ЗА ЧТО КАНТУ ГРОЗИЛИ СОЛОВКИ?
   Свое знаменитое “нравственное доказательство бытия Бога” Кант начинает с общеизвестной посылки: ничто не происходит в мире без причины. “Если бы мы могли исследовать до конца все явления воли человека, мы не нашли бы ни одного человеческого поступка, который нельзя было бы предсказать с достоверностью и познать как необходимый на основании предшествующих ему условий” [266]. Или: “Возьми какой-нибудь произвольный поступок, например, злостную ложь, посредством которой какой-нибудь человек внес известное замешательство в общество; сначала мы исследуем ее мотивы, затем разберем, насколько она может быть вменена человеку вместе с её последствиями. Для решения первой задачи мы прослеживаем его эмпирический характер вплоть до источников, которые мы ищем в дурном воспитании, плохом обществе, отчасти даже в злобности его природы, нечувствительной ко стыду, и отчасти в легкомысленности и опрометчивости, не упуская, впрочем, из виду также и случайных побудительных причин. Во всем этом исследовании мы действуем точно так же, как и при изучении того или иного ряда причин, определяющих данное явление природы”.

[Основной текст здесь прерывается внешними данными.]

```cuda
struct PassBuffers {
  float4* qpt;
  float4* sel;
  unsigned long long* key;
  int* pos;
  float4* qa;
  int4* qw;
  float4* qref;
// ... 88 lines not shown
    float4 qa = make_float4(0.f, 0.f, -1.f, 0.f);
    if (seeded) {
      const float4 r1 = pb.qref[v], r2 = pb.qref2[v], ex = pb.qext[v];
      const unsigned nearbits = __float_as_uint(nearf);
      const int w1s = pb.pos[3 * v], w2s = pb.pos[3 * v + 1], w3s = pb.pos[3 * v + 2];
      const int r1s = __float_as_int(ex.y), r2s = __float_as_int(ex.z), r3s = __float_as_int(ex.w);
      const int ccr0 = pb.qccr[v];
      const bool walks = ccr0 >= 0;
      auto entry = [&](int slot, bool use) -> float4 {
        return use && slot >= 0 && slot < ixq.T ? ixq.pts[slot] : make_float4(0.f, 0.f, 0.f, 0.f);
      };
      const float4 tw1 = entry(w1s, true), tr1 = entry(r1s, w1s >= 0);
      const float4 tw2 = entry(w2s, walks), tr2 = entry(r2s, walks && w2s >= 0);
      const float4 tw3 = entry(w3s, walks && surf), tr3 = entry(r3s, walks && surf && w3s >= 0);
      const float moved1 = sqrtf(sqdist_f32(s.x, s.y, s.z, r1.x, r1.y, r1.z));
      const int c1 = w1s >= 0 ? cert_check<false>(tw1, tr1, s, r1s, r1.w, moved1, nearbits, 0)
                              : (cert_rejected(r1.w, moved1) ? kCertKeep : kCertFailSlack);
      const bool ok1 = c1 <= kCertSwap;
      ev = 1u | (1u << (ok1 ? 1 : c1)) | (c1 == kCertSwap ? 1u << 7 : 0u);
      if (c1 == kCertSwap) { az_polar(s, qa); pb.qa[v] = qa; pb.qw[v] = make_int4(-4, 0, 0, 0); continue; }
      bool ok2 = false;
      int c2 = kCertKeep, c3 = kCertKeep;
      if (ok1 && walks) {
        const int c0 = ccr0 & 0x00ffffff;
        const float moved2 = sqrtf(sqdist_f32(s.x, s.y, s.z, r2.x, r2.y, r2.z));
        c2 = w2s >= 0 ? cert_check<true>(tw2, tr2, s, r2s, r2.w, moved2, nearbits, c0) : (cert_rejected(r2.w, moved2) ? kCertKeep : kCertFailSlack);
        ok2 = c2 <= kCertSwap;
        if (ok2 && surf) {
          c3 = w3s >= 0 ? cert_check<true>(tw3, tr3, s, r3s, ex.x, moved2, nearbits, c0) : (cert_rejected(ex.x, moved2) ? kCertKeep : kCertFailSlack);
          ok2 = c3 <= kCertSwap;
        }
        ev |= (1u << 8) | (1u << (8 + (ok2 ? 1 : c2 <= kCertSwap ? c3 : c2))) |
              (ok2 && (c2 == kCertSwap || c3 == kCertSwap) ? 1u << 15 : 0u);
      }
      if (ok1 && (ok2 || ccr0 < 0)) { pb.qw[v] = make_int4(-2, (c2 == kCertSwap ? 1 : 0) | (c3 == kCertSwap ? 2 : 0), 0, 0); continue; }
      if (ok1) { az_polar(s, qa); pb.qa[v] = qa; pb.qw[v] = make_int4(-3, 0, 0, 0); continue; }
    }
    const int w1 = az_prepare_nn(ixq, s, nearf, seeded ? pb.pos[3 * v] : -1, (int)pb.qpt[v].w, qa);
    pb.qa[v] = qa;
    pb.qw[v] = make_int4(w1, 0, 0, 0);
    if (sm.first_pass && w1 >= 0 && (w1 & 0xffff) <= kThreadScanBins) pb.wl[NQ - 1 - atomicAdd(&cta.wl_tn[0], 1)] = v;
    else pb.wl[atomicAdd(&cta.wl_n[0], 1)] = v;
    if (bv.timers && w1 >= 0) atomicAdd(&cta.dbg[0], w1 & 0xffff);
    } while (false);
    if (bv.timers) count_cert_events(bv.timers, ev);
  }
  __syncthreads();
  LINS_TICK_PASS(3);

  if (cta.any_indexed) {
    if (bv.timers && threadIdx.x == 0) {
      atomicAdd((unsigned long long*)&bv.timers[10], (unsigned long long)cta.wl_n[0]);
      atomicAdd((unsigned long long*)&bv.timers[12], (unsigned long long)cta.dbg[0]);
    }
    const float gate = sqrtf(nearf);
    auto nn_finish = [&](int v, const AzIndex& ix, const float4 s, const Top3& top, int w1, float Bout) {
      const unsigned long long k1 = top.k1;
      const int p1 = top.p1;
      const float d1 = __uint_as_float((unsigned)(k1 >> 32));
      const bool acc1 = k1 != kKeyMax && p1 >= 0 && (double)d1 < kp.nearest_sq;
      if (bv.timers && !slots[slot_of(v, Q)].first_pass && pb.pos[3 * v] >= 0 && acc1 && (p1 == pb.pos[3 * v] || p1 == __float_as_int(pb.qext[v].y)))
        atomicAdd((unsigned long long*)&bv.timers[kCertSlots + 6], 1ull);
      const float bound1 = w1 < 0 ? -1.f : acc1 ? cert_bound(top.d3, Bout) : rejected_slack((unsigned)(k1 >> 32), Bout, gate);
      pb.qref[v] = make_float4(s.x, s.y, s.z, bound1);
      pb.qext[v].y = __int_as_float(acc1 ? top.p2 : -1);
      pb.pos[3 * v] = acc1 ? p1 : -1;
      pb.qccr[v] = acc1 ? ((slot_ring(ix.pts[p1].w) << 24) | (int)(unsigned)(k1 & 0xffffffffu)) : -1;
    };
    constexpr int G = kGroupLanes;
    const int sub = lane & (G - 1), glead = lane & ~(G - 1);
    const unsigned gmask = G == 32 ? 0xffffffffu : (((1u << G) - 1u) << glead);
    for (;;) {
      int k = 0;
      if (sub == 0) k = atomicAdd(&cta.wl_thead[0], 1);
      k = __shfl_sync(gmask, k, glead);
      if (k >= cta.wl_tn[0]) break;
      const int v = pb.wl[NQ - 1 - k];
      const int sl = slot_of(v, Q), i = v - sl * Q;
      const Smem& sm = slots[sl];
      const AzIndex ix = az_index_of(sm, bv, i < sm.ns);
      const float4 s = pb.sel[v];
      const int w1 = pb.qw[v].x;
      const float4 qag = pb.qa[v];
      const Top3 top = az_scan_nn_group<G>(ix, s, w1, qag.y, qag.w, sub, gmask);
      if (sub == 0) nn_finish(v, ix, s, top, w1, qag.w);
    }
    for (;;) {
      int k = 0;
      if (lane == 0) k = atomicAdd(&cta.wl_head[0], 1);
      k = __shfl_sync(0xffffffffu, k, 0);
      if (k >= cta.wl_n[0]) break;
      const int v = pb.wl[k];
      const int sl = slot_of(v, Q), i = v - sl * Q;
      const Smem& sm = slots[sl];
      int w1 = pb.qw[v].x;
      Top3 top;
      top.init();
      const bool surf = i < sm.ns;
      const AzIndex ix = az_index_of(sm, bv, surf);
      const float4 s = pb.sel[v];
      float4 qa = pb.qa[v];
      if (w1 >= 0) {
        const int wp = sm.first_pass ? az_probe_window(ix, qa, w1) : -1;
        if (wp >= 0) {
          const Top3 pr = az_scan_nn(ix, s, wp, qa.y, sqrtf(widen(kProbeSq)));
          if (pr.p1 >= 0) {
            w1 = az_nn_window(ix, az_seed_bound(ix, s, pr.p1, nearf), qa);
            if (lane == 0) pb.qa[v] = qa;
          }
        }
        top = az_scan_nn(ix, s, w1, qa.y, qa.w);
      }
      if (lane == 0) nn_finish(v, ix, s, top, w1, qa.w);
    }
    __syncthreads();
    if (bv.timers && threadIdx.x == 0 && !cta.pass_first) {
      const int n = cta.wl_n[0] + cta.wl_tn[0], b = n == 0 ? 0 : n <= 16 ? 1 : 2;
      atomicAdd((unsigned long long*)&bv.timers[kPassSlots + b], 1ull);
      atomicAdd((unsigned long long*)&bv.timers[kPassSlots + 3 + b], (unsigned long long)(clock64() - cta.tlast));
    }
    LINS_TICK_PASS(4);
    for (int v = threadIdx.x; v < NQ; v += kThreads) {
      const int sl = slot_of(v, Q), i = v - sl * Q;
      const Smem& sm = slots[sl];
      if (!sm.run || !sm.az_ok || i >= sm.ns + sm.nc || (sm.iter % kp.icp_freq) != 0) continue;
      const int2 lq = *reinterpret_cast<const int2*>(&pb.qw[v]);
      const int lvl = lq.x;
      const bool surf = i < sm.ns;
      auto swap_front = [&](int k, float* runner_up) {
        const int w = pb.pos[3 * v + k], r = __float_as_int(*runner_up);
        pb.pos[3 * v + k] = r;
        *runner_up = __int_as_float(w);
        return az_index_of(sm, bv, surf).pts[r].w;
      };
      if (lvl == -2) {
        if (lq.y) {
          int* const o = surf ? bv.ind_s + 3 * (size_t)(sm.qs0 + i) : bv.ind_c + 2 * (size_t)(sm.qc0 + i - sm.ns);
          if (lq.y & 1) o[1] = slot_index(swap_front(1, &pb.qext[v].z));
          if (lq.y & 2) o[2] = slot_index(swap_front(2, &pb.qext[v].w));
        }
        continue;
      }
      if (lvl == -4) {
        const float tw = swap_front(0, &pb.qext[v].y);
        pb.qccr[v] = (slot_ring(tw) << 24) | slot_index(tw);
      }
      const int ccr = pb.qccr[v];
      if (ccr < 0) {
        pb.pos[3 * v + 1] = -1; pb.pos[3 * v + 2] = -1;
        pb.qw[v] = make_int4(-1, 0, 0, 0);
        if (surf) { int* o = bv.ind_s + 3 * (size_t)(sm.qs0 + i); o[0] = -1; o[1] = -1; o[2] = -1; }
        else { int* o = bv.ind_c + 2 * (size_t)(sm.qc0 + i - sm.ns); o[0] = -1; o[1] = -1; }
        continue;
      }
      int w2 = 0, w3 = 0;
      float B2 = 0.f, B3 = 0.f;
      const bool seeded = !sm.first_pass;
      const int sd2 = seeded ? pb.pos[3 * v + 1] : -1, sd3 = seeded ? pb.pos[3 * v + 2] : -1;
      const int c = ccr & 0x00ffffff, cr = (int)((unsigned)ccr >> 24);
      const AzIndex ix = az_index_of(sm, bv, surf);
      const int p1 = pb.pos[3 * v];
      if (surf) az_prepare_walk<true>(ix, pb.sel[v], pb.qa[v], p1, c, cr, sd2, sd3, min(sm.ns, sm.Ts), nearf, w2, w3, B2, B3);
      else az_prepare_walk<false>(ix, pb.sel[v], pb.qa[v], p1, c, cr, sd2, sd3, min(sm.nc, sm.Tc), nearf, w2, w3, B2, B3);
      pb.qw[v] = make_int4(lvl == -3 ? 2 : 1, w2, w3, ccr);
      reinterpret_cast<float2*>(pb.key)[v] = make_float2(B2, B3);
      if (sm.first_pass && (w2 & 0xffff) <= kThreadWalkBins && (w3 & 0xffff) <= kThreadWalkBins) pb.wl[NQ - 1 - atomicAdd(&cta.wl_tn[1], 1)] = v;
      else pb.wl[atomicAdd(&cta.wl_n[1], 1)] = v;
      if (bv.timers) atomicAdd(&cta.dbg[1], (w2 & 0xffff) + 4 * (w3 & 0xffff));
    }
    __syncthreads();
    if (bv.timers && threadIdx.x == 0) {
      atomicAdd((unsigned long long*)&bv.timers[11], (unsigned long long)cta.wl_n[1]);
      atomicAdd((unsigned long long*)&bv.timers[13], (unsigned long long)cta.dbg[1]);
    }
    auto walk_finish = [&](int v, const Smem& sm, int i, bool surf, const float4 s, int ccr, const WalkOut& wo) {
      float4 ex = pb.qext[v];
      if (bv.timers && pb.qw[v].x == 2) {
        auto held = [](int w, int r, int now) { return w >= 0 ? now == w || now == r : now < 0; };
        if (held(pb.pos[3 * v + 1], __float_as_int(ex.z), wo.pos2) && (!surf || held(pb.pos[3 * v + 2], __float_as_int(ex.w), wo.pos3)))
          atomicAdd((unsigned long long*)&bv.timers[kCertSlots + 6], 1ull << 32);
      }
      pb.pos[3 * v + 1] = wo.pos2; pb.pos[3 * v + 2] = wo.pos3;
      pb.qref2[v] = make_float4(s.x, s.y, s.z, wo.bound2);
      ex.x = wo.bound3; ex.z = __int_as_float(wo.run2); ex.w = __int_as_float(wo.run3);
      pb.qext[v] = ex;
      const int i1 = ccr & 0x00ffffff;
      if (surf) { int* o = bv.ind_s + 3 * (size_t)(sm.qs0 + i); o[0] = i1; o[1] = wo.i2; o[2] = wo.i3; }
      else { int* o = bv.ind_c + 2 * (size_t)(sm.qc0 + i - sm.ns); o[0] = i1; o[1] = wo.i2; }
    };
    for (;;) {
      int k = 0;
      if (sub == 0) k = atomicAdd(&cta.wl_thead[1], 1);
      k = __shfl_sync(gmask, k, glead);
      if (k >= cta.wl_tn[1]) break;
      const int v = pb.wl[NQ - 1 - k];
      const int sl = slot_of(v, Q), i = v - sl * Q;
      const Smem& sm = slots[sl];
      const int4 w = pb.qw[v];
      const bool surf = i < sm.ns;
      const float2 B = reinterpret_cast<const float2*>(pb.key)[v];
      const float4 s = pb.sel[v];
      const AzIndex ix = az_index_of(sm, bv, surf);
      const WalkOut wo = surf ? az_scan_walk_group<true, G>(ix, s, w.w, w.y, w.z, min(sm.ns, sm.Ts), nearf, B.x, B.y, sub, gmask)
                              : az_scan_walk_group<false, G>(ix, s, w.w, w.y, w.z, min(sm.nc, sm.Tc), nearf, B.x, B.y, sub, gmask);
      if (sub == 0) walk_finish(v, sm, i, surf, s, w.w, wo);
    }
    for (;;) {
      int k = 0;
      if (lane == 0) k = atomicAdd(&cta.wl_head[1], 1);
      k = __shfl_sync(0xffffffffu, k, 0);
      if (k >= cta.wl_n[1]) break;
      const int v = pb.wl[k];
      const int sl = slot_of(v, Q), i = v - sl * Q;
      const Smem& sm = slots[sl];
      const int4 w = pb.qw[v];
      const bool surf = i < sm.ns;
      const float2 B = reinterpret_cast<const float2*>(pb.key)[v];
      const int w2 = w.y, w3 = w.z;
      const float4 s = pb.sel[v];
      const AzIndex ix = az_index_of(sm, bv, surf);
      const WalkOut wo = surf ? az_scan_walk<true>(ix, s, w.w, w2, w3, min(sm.ns, sm.Ts), nearf, B.x, B.y)
                              : az_scan_walk<false>(ix, s, w.w, w2, w3, min(sm.nc, sm.Tc), nearf, B.x, B.y);
      if (lane == 0) walk_finish(v, sm, i, surf, s, w.w, wo);
    }
  }
  if (cta.any_legacy) {
    for (int sl = 0; sl < bv.nslots; ++sl) {
      const Smem& sm = slots[sl];
      if (!sm.run || sm.az_ok || (sm.iter % kp.icp_freq) != 0) continue;
      const bool sep = nn_separate(bv, sm.scan);
      const float4* __restrict__ nnS = sep ? bv.nn_s + bv.nn_s_off[sm.scan] : bv.ts + sm.ts0;
      const float4* __restrict__ nnC = sep ? bv.nn_c + bv.nn_c_off[sm.scan] : bv.tc + sm.tc0;
      const int TnS = sep ? bv.nn_s_off[sm.scan + 1] - bv.nn_s_off[sm.scan] : sm.Ts;
      const int TnC = sep ? bv.nn_c_off[sm.scan + 1] - bv.nn_c_off[sm.scan] : sm.Tc;
      if (sm.ns > 0 && TnS > 0) nn_brute(pb.sel + sl * Q, pb.key + sl * Q, sm.ns, nnS, TnS);
      if (sm.nc > 0 && TnC > 0) nn_brute(pb.sel + sl * Q + sm.ns, pb.key + sl * Q + sm.ns, sm.nc, nnC, TnC);
    }
    __syncthreads();
    for (int sl = 0; sl < bv.nslots; ++sl) {
      const Smem& sm = slots[sl];
      if (!sm.run || sm.az_ok || (sm.iter % kp.icp_freq) != 0) continue;
      const float4* __restrict__ tgtS = bv.ts + sm.ts0;
      const float4* __restrict__ tgtC = bv.tc + sm.tc0;
      const int fwdS = min(sm.ns, sm.Ts), fwdC = min(sm.nc, sm.Tc);
      for (int i = threadIdx.x; i < sm.ns + sm.nc; i += kThreads) {
        const int v = sl * Q + i;
        const bool surf = i < sm.ns;
        const unsigned long long k1 = pb.key[v];
        const float d1 = __uint_as_float((unsigned)(k1 >> 32));
        const int c = (int)(unsigned)(k1 & 0xffffffffu);
        const bool found = (k1 != kKeyMax) && ((double)d1 < kp.nearest_sq) && c < (surf ? sm.Ts : sm.Tc);
        int i1 = -1, i2 = -1, i3 = -1;
        if (found) {
          i1 = c;
          const float4 s = pb.sel[v];
          if (surf) walk_seq<true>(s, c, tgtS, sm.Ts, fwdS, nearf, i2, i3);
          else walk_seq<false>(s, c, tgtC, sm.Tc, fwdC, nearf, i2, i3);
        }
        pb.pos[3 * v] = i1; pb.pos[3 * v + 1] = i2; pb.pos[3 * v + 2] = i3;
        if (surf) { int* o = bv.ind_s + 3 * (size_t)(sm.qs0 + i); o[0] = i1; o[1] = i2; o[2] = i3; }
        else { int* o = bv.ind_c + 2 * (size_t)(sm.qc0 + i - sm.ns); o[0] = i1; o[1] = i2; }
      }
    }
  }
  __syncthreads();
  if (bv.timers && threadIdx.x == 0 && !cta.pass_first) {
    const int n = cta.wl_n[1] + cta.wl_tn[1], b = n == 0 ? 0 : n <= 16 ? 1 : n <= 32 ? 2 : 3;
    atomicAdd((unsigned long long*)&bv.timers[kPassSlots + 6 + b], 1ull);
    atomicAdd((unsigned long long*)&bv.timers[kPassSlots + 10 + b], (unsigned long long)(clock64() - cta.tlast));
  }
  LINS_TICK_PASS(5);
  if (threadIdx.x == kThreads - 1) { cta.wl_n[0] = 0; cta.wl_n[1] = 0; cta.wl_tn[0] = 0; cta.wl_tn[1] = 0; cta.wl_head[0] = 0; cta.wl_head[1] = 0; cta.wl_thead[0] = 0; cta.wl_thead[1] = 0; cta.dbg[0] = 0; cta.dbg[1] = 0; }

  double* const fold_stage = cta.u.fold[warp];
  for (int v0 = warp * 32; v0 < NQ; v0 += kThreads) {
    const int sl = slot_of(v0, Q), i0 = v0 - sl * Q;
    const Smem& sm = slots[sl];
    const int ntot = sm.ns + sm.nc;
    if (!sm.run || i0 >= ntot) continue;
    const int v = v0 + lane, i = i0 + lane;
    const bool valid = i < ntot;
    const bool surf = i < sm.ns;
    const bool search = (sm.iter % kp.icp_freq) == 0;
    const bool weighted = sm.iter >= kp.icp_freq;
    const bool by_slot = search ? (sm.az_ok != 0) : (sm.pos_valid && sm.pos_is_slot);
    float4 coeff = make_float4(0.f, 0.f, 0.f, 0.f);
    float4 s = make_float4(0.f, 0.f, 0.f, 0.f);
    bool ok = false;
    if (valid) {
      const int i1 = pb.pos[3 * v], i2 = pb.pos[3 * v + 1], i3 = pb.pos[3 * v + 2];
      s = pb.sel[v];
      if (surf) {
        if (i2 >= 0 && i3 >= 0 && i1 >= 0 && i1 < sm.Ts && i2 < sm.Ts && i3 < sm.Ts) {
          const float4* t = by_slot ? bv.az_s + sm.ts0 : bv.ts + sm.ts0;
          ok = plane_residual(s, t[i1], t[i2], t[i3], weighted, coeff);
        }
      } else {
        if (i2 >= 0 && i1 >= 0 && i1 < sm.Tc && i2 < sm.Tc) {
          const float4* t = by_slot ? bv.az_c + sm.tc0 : bv.tc + sm.tc0;
          ok = line_residual(s, t[i1], t[i2], weighted, coeff);
        }
      }
    }
    double g[6] = {0.0, 0.0, 0.0, 0.0, 0.0, 0.0}, r = 0.0;
    if (ok) {
// ... 28 lines not shown
```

   Принцип детерминизма (то есть причинно-следственных отношений) – это самый общий закон мироздания; ему подчиняется и человек, но в том-то и дело, что – не всегда. Бывают случаи, когда человек действует свободно, ничем автоматически не понуждаемый. Речь не идет о нашей полной независимости. Вопрос в том, всё ли определяется этими зависимостями, исчерпывается ли человек этими зависимостями – или хотя бы на одну сотую и он убегает от них. Как часто он пользуется своей свободой – это уже другой вопрос. Мы по шею стоим в зависимости от нынешнего мира – это есть. Но есть и свобода.
   Если же мы скажем, что у каждого человеческого поступка есть свои причины, то награждать за подвиги надо не людей, а эти самые “причины”, и их же надо сажать в тюрьму вместо преступников. “Но хотя мы и полагаем, что поступок определялся этими причинами, тем не менее мы упрекаем виновника, и притом не за дурную природу его, не за влияющие на него обстоятельства и даже не за прежний образ его жизни; действительно, мы допускаем, что можно совершенно не касаться того, какими свойствами обладал человек и рассматривать исследуемый поступок – как совершенно не обусловленный предыдущим состоянием, как будто бы этот человек начал им некоторый ряд совершенно самопроизвольно” [267]. Там, где нет свободы – там нет ответственности и не может быть ни права, ни нравственности. Кант говорит, что отрицать свободу человека – значит отрицать всю мораль.
   А с другой стороны, если даже в действиях других людей я и могу усматривать причины, по которым они поступают в каждой ситуации именно так, то как только я присмотрюсь к себе самому, то должен будут признать, что по большому счету я-то действую свободно. Как бы ни влияли на меня окружающие обстоятельства или мое прошлое, особенности моего характера или наследственность – я знаю, что в момент выбора у меня есть секундочка, когда я могу стать выше самого себя… Есть секундочка, когда, как выражается Кант, история всей вселенной как бы начинается с меня: ни в прошлом, ни вокруг меня нет ничего, на что я смел бы сослаться в оправдание той подлости, на пороге которой я стою…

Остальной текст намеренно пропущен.